The on-leave PRO party leader also vowed to eliminate such microeconomic distortions as farm export duties, replacing them with "a system of credits with the money to be returned in four years."
Bullrich also aims at amending labour legislation, reducing social contributions and deregulating the economy while introducing "ordered shock [measures]" to end "school and transport strikes and pickets."
US Ambassador: 'It takes two to tango'
US Ambassador Marc Stanley this week stressed the need for Buenos Aires and Washington DC to build a relationship "based on trust" and called for both sides “to be committed.”
With a smile, the envoy then expanded on his theme with a popular phrase: "We want to have a relationship of trust with Argentina, but it takes two people to tango."
In that vein, the diplomat added: "This requires an effort on both sides: our country has to make the effort and so does Argentina. Both sides are looking for a reliable partner. [Former US president] Bill Clinton once said that he liked people who liked him.”

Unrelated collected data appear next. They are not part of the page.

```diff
diff --git a/k8s-scheduler_amd/ksched/engine.py b/k8s-scheduler_amd/ksched/engine.py
--- a/k8s-scheduler_amd/ksched/engine.py
+++ b/k8s-scheduler_amd/ksched/engine.py
@@ -248,7 +248,7 @@
         w = (C.c_int64 * 32)()
         self._chk(L.lib().ksched_get_commit_stamps(self._ctx, 32, w), "get_commit_stamps")
         return dict(rounds=w[12], failed_guesses=w[13], batches=w[14], early_merged=w[15], early_inh=w[29],
-                    early_inh_tried=w[30])
+                    early_inh_tried=w[30], guess_iterations=w[5], full_scans=w[8], one_by_one=w[31])
 
     def set_timing(self, on: bool, every: int = 0):
         self._chk(L.lib().ksched_set_timing(self._ctx, int(bool(on)), int(every)), "set_timing")
```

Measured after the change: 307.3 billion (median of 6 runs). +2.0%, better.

Stanley's remarks were made during a panel event at the Council of the Americas symposium, at which he was accompanied by Argentina’s Foreign Minister Santiago Cafiero.
The presentation came minutes after President Alberto Fernández’s government announced Argentina's entry into the BRICS, the multilateral bloc made up of Brazil, Russia, India, China and South Africa.
Stanley did not touch on the subject, but Cafiero did, declaring: "Argentina has a coherent, friendly, open and amicable foreign policy and needs fundamental mechanisms for its development.”